**DIRECTIONS**
Go through the records below and report each line with "AltminWLayout" in it.

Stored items
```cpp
#define NNQP_PMAX 64
#define NNQP_GP_DOUBLES (NNQP_PMAX * (NNQP_PMAX + 1) / 2)
#define NNQP_STATIC_BYTES ((NNQP_GP_DOUBLES + 2 * NNQP_PMAX) * 8 + NNQP_PMAX * 4)
#define OMC_MAX_DYN_LDS (144 * 1024)
#define SUBP 16
#define GL_XS 16
#define OMC_HD __host__ __device__ inline
struct ConeLayout { int Np, ld; size_t ev, wgt, sel; };
OMC_HD ConeLayout cone_carve(int N, int ld) { const int Np = (N + 1) & ~1; const size_t ev = (size_t)Np * ld; return {Np, ld, ev, ev + Np, ev + 2 * Np}; }
OMC_HD ConeLayout cone_layout(int N) { return cone_carve(N, ((N + 1) & ~1) | 1); }
OMC_HD size_t cone_bytes(int N) { const ConeLayout L = cone_layout(N); return L.sel * 8 + (size_t)L.Np * 4 + 16; }
OMC_HD size_t ws_bytes(int N, int ld) { const ConeLayout L = cone_carve(N, ld); return (L.sel + L.Np) * 8 + (size_t)(L.Np + 2) * 4 + 64; }
OMC_HD int ws_rpl(int N, int lpp) { return (((N + lpp - 1) / lpp) + 1) & ~1; }
struct WsGeometry { int lpp, rpl, ld, use_lds; size_t bytes; };
OMC_HD WsGeometry ws_geometry(int N) {
  const int Np2 = (N + 1) & ~1;
  int lpp = 16; while (lpp > 4 && lpp * (Np2 / 2) > 512) lpp >>= 1;
  int rpl = ws_rpl(N, lpp), Nrp = rpl * lpp;
  int ld = Nrp + ((16 - (Nrp & 31)) & 31);
  if (ws_bytes(N, ld) > OMC_MAX_DYN_LDS) ld = Nrp + 2;
  const int use_lds = ws_bytes(N, ld) <= OMC_MAX_DYN_LDS;
  if (!use_lds) {
    lpp = 16; rpl = ws_rpl(N, 16);
    if (rpl > 32 && N <= 1024) { lpp = 64; rpl = ws_rpl(N, 64); }
    ld = rpl * lpp + 2;
  }
  return {rpl <= 32 ? lpp : 0, rpl, ld, use_lds, ws_bytes(N, ld)};
}
#define GRAM_CHUNK 8
#define CB_XS 4096
OMC_HD int gram_npairs(int R) { return R * (R + 1) / 2; }
OMC_HD int gram_chunks(int R) { return (gram_npairs(R) + GRAM_CHUNK - 1) / GRAM_CHUNK; }
OMC_HD void gram_pair_of(int p, int R, int* r, int* s) {
  int rr = 0;
  while (p >= R - rr) { p -= R - rr; ++rr; }
  *r = rr; *s = rr + p;
}
OMC_HD void gram_pair_next(int R, int* r, int* s) { if (++*s == R) { ++*r; *s = *r; } }
#define MW_B 16
#define MW_MAXSW 32
#define MW_MIN_ORDER 145
#define MW_MAX_ORDER 4096
#define MW_TAU_PLAIN 1e-14
#define MW_PLAIN_SWEEPS 30
struct MwLayout { int ld, Ncp, nb; size_t ev, lam, wgt, sel, smax, head, bytes, fro; };
OMC_HD MwLayout mw_layout(int N) {
  const int NP = (N + 15) & ~15, Ncp = (N + 2 * MW_B - 1) & ~(2 * MW_B - 1), ld = NP + 4;
  static_assert(2 * MW_B >= 16, "fro: the NP / 16 partial sums of the plain sequence lie in the Ncp words of wgt, NP <= Ncp");
  const size_t ev = (size_t)Ncp * ld, sel = ev + 3 * (size_t)Ncp, smax = sel + Ncp / 2, head = smax + MW_MAXSW;
  return {ld, Ncp, Ncp / MW_B, ev, ev + Ncp, ev + 2 * (size_t)Ncp, sel, smax, head, (head + 4) * 8, ev + 2 * (size_t)Ncp};
}
OMC_HD int mw_plain_launches(const MwLayout& L, int sweeps) { return sweeps * (L.nb - 1) + 4; }
struct SubLayout { int LD, zglob; size_t Za, Cs, Hs, Gj, th, evj, red, wgt, sel, bytes; };
OMC_HD SubLayout sub_layout(int np16) {
  const int LD = np16 + 2, zglob = np16 > 512; const size_t blk = (size_t)SUBP * LD, Cs = (zglob ? 1 : 2) * blk, th = Cs + 4 * 256 + 2 * 16 * 17;
  return {LD, zglob, blk, Cs, Cs + 4 * 256, Cs + 4 * 256 + 16 * 17, th, th + 16, th + 32, th + 64, th + 80, (th + 80 + 8) * 8};
}
#define SMALL_STATIC_LDS 1024
struct SmallLayout { int ld3; size_t M3, Gm, ev, wgt, sel, Cc, Qs, bytes; };
OMC_HD SmallLayout small_layout(int n, int rmax, int k) {
  const int ld3 = rmax + k, Npm = (ld3 + 1) & ~1, ldm = Npm | 1;
  const size_t M3 = (size_t)n * rmax, Gm = M3 + (size_t)ld3 * ld3, ev = Gm + (size_t)Npm * ldm, sel = ev + 2 * Npm, Cc = sel + Npm / 2, Qs = Cc + (size_t)rmax * k + 2;
  return {ld3, M3, Gm, ev, ev + Npm, sel, Cc, Qs, (Qs + (size_t)n * 16) * 8 + 104};
}
#define GLOB_STATIC_LDS ((size_t)NNQP_STATIC_BYTES + 2560)
struct GlobLayout { size_t tU, tV, cvec, mu, xs, qrow, bytes; };
OMC_HD GlobLayout glob_layout(int n, int k, int rmax, int Rmax) {
  const size_t tU = (size_t)n * (n + 1) / 2, tV = tU + (size_t)n * k, cvec = tV + (size_t)rmax * k, xs = cvec + 2 * Rmax, qrow = xs + (size_t)GL_XS * n;
  return {tU, tV, cvec, cvec + Rmax, xs, qrow, (qrow + Rmax) * 8 + 80};
}
OMC_HD bool glob_w1_fits(int n) { return (size_t)SUBP * n <= (size_t)NNQP_GP_DOUBLES; }
struct CpRegLayout { int Lm, vo, pinv, sidx, doubles; };
OMC_HD CpRegLayout cp_reg_layout(int c, int keepB) { const int tri = (c * (c + 1)) >> 1, vo = (keepB ? 2 : 1) * tri; return {keepB ? tri : 0, vo, vo + c, vo + 2 * c, vo + 4 * c + 8}; }
struct CpBodyLayout { size_t Lm, va, vy, vz, vo, doubles; };
OMC_HD CpBodyLayout cp_body_layout(int c) { const size_t tri = (size_t)c * (c + 1) / 2, va = 2 * tri; return {tri, va, va + c, va + 2 * c, va + 3 * c, va + 4 * c + 8}; }
#define CPB_TILE 256
#define CPB_STATIC_LDS 4352
struct CpBlockLayout { int nb, ntiles; size_t panel, va, vy, vz, vw, vo, sidx, doubles, slab; };
OMC_HD int cpb_tile(int I, int J) { return ((I * (I + 1)) >> 1) + J; }
OMC_HD CpBlockLayout cp_block_layout(int c, int lds) {
  const int nb = c > 0 ? (c + 15) >> 4 : 1, nt = (nb * (nb + 1)) >> 1;
  const size_t cp = (size_t)16 * nb, va = (size_t)CPB_TILE * (lds ? nt : (nb > 1 ? nb - 1 : 1));
  return {nb, nt, 0, va, va + cp, va + 2 * cp, va + 3 * cp, va + 4 * cp, va + 5 * cp, va + 5 * cp + cp / 2, lds ? 0 : (size_t)CPB_TILE * nt};
}
OMC_HD int cp_block_fits(int c, int lds) { return cp_block_layout(c, lds).doubles * 8 <= (size_t)OMC_MAX_DYN_LDS; }
OMC_HD int cp_block_lds_cmax() { int nb = 1; while (cp_block_fits(16 * (nb + 1), 1)) ++nb; return 16 * nb; }
OMC_HD int cp_block_cmax() { int nb = 1; while (cp_block_fits(16 * (nb + 1), 0)) ++nb; return 16 * nb; }
OMC_HD void cp_block_plan(int cmax, int block_min, long long* out) {
  const int ldsc = cp_block_lds_cmax(), on = cmax >= block_min && cmax >= 1 && cmax <= cp_block_cmax();
  const CpBlockLayout L = cp_block_layout(cmax, cmax <= ldsc);
  out[0] = ldsc; out[1] = on ? (long long)(L.doubles * 8) : 0; out[2] = on ? (long long)L.slab : 0;
  out[3] = on ? (long long)((160 * 1024) / (L.doubles * 8 + CPB_STATIC_LDS)) : 0; out[4] = on;
}
struct Altmin1Layout { size_t v, h, g, u0, cvec, mu, bytes; };
OMC_HD Altmin1Layout altmin1_layout(int n, int m, int Rmax) { const size_t h = (size_t)n + m, cvec = h + 3 * n; return {(size_t)n, h, h + n, h + 2 * n, cvec, cvec + Rmax, (cvec + 2 * Rmax + 8) * 8}; }
struct AltminKLayout { size_t ut, u0, g, H, Hinv, v, cvec, mu, bytes; };
OMC_HD AltminKLayout altmink_layout(int n, int m, int k, int Rmax) {
  const size_t nk = (size_t)n * k, H = 4 * nk, v = H + 2 * nk * k, cvec = v + (size_t)k * m;
  return {nk, 2 * nk, 3 * nk, H, H + nk * k, v, cvec, cvec + Rmax, (cvec + 2 * Rmax + 8) * 8};
}
struct AltminWLayout { size_t ut, u0, g, H, Hinv, v, cvec, mu, th, th2, q, qt, step, tmp, act, J, P, Lc, bytes; };
OMC_HD AltminWLayout altminw_layout(int n, int m, int k, int Rmax) {
  const size_t nk = (size_t)n * k, mq = (size_t)k * k, H = 4 * nk, v = H + 2 * nk * k, cvec = v + (size_t)k * m, th = cvec + 2 * Rmax, J = th + 7 * mq, Lc = J + 2 * mq * mq;
  return {nk, 2 * nk, 3 * nk, H, H + nk * k, v, cvec, cvec + Rmax, th, th + mq, th + 2 * mq, th + 3 * mq, th + 4 * mq, th + 5 * mq, th + 6 * mq, J, J + mq * mq, Lc,
          (Lc + mq * (mq + 1) / 2 + 8) * 8};
}
struct KernelPlan { int use_lds; size_t lds_bytes, slab_stride; };
OMC_HD KernelPlan plan_block(size_t bytes, bool fits) { return {fits ? 1 : 0, fits ? bytes : 0, fits ? 0 : bytes / 8 + 8}; }
#define ALTMIN_KMAX 8
OMC_HD int altmin_variant(int k) { return k == 1 ? 1 : (k <= 4 ? 2 : 3); }
OMC_HD KernelPlan altmin_plan(int n, int m, int k, int Rmax, int nolds) {
  const int var = altmin_variant(k);
  const size_t bytes = (var == 1) ? altmin1_layout(n, m, Rmax).bytes : (var == 2) ? altmink_layout(n, m, k, Rmax).bytes : altminw_layout(n, m, k, Rmax).bytes;
  return plan_block(bytes, bytes + 8 * 1024 <= ((var == 1) ? (size_t)OMC_MAX_DYN_LDS - 8 * 1024 : (size_t)128 * 1024) && !nolds);
}
struct OmcGeom {
// ... 46 lines not shown
```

**TASK OUTPUT**
struct AltminWLayout { size_t ut, u0, g, H, Hinv, v, cvec, mu, th, th2, q, qt, step, tmp, act, J, P, Lc, bytes; };
OMC_HD AltminWLayout altminw_layout(int n, int m, int k, int Rmax) {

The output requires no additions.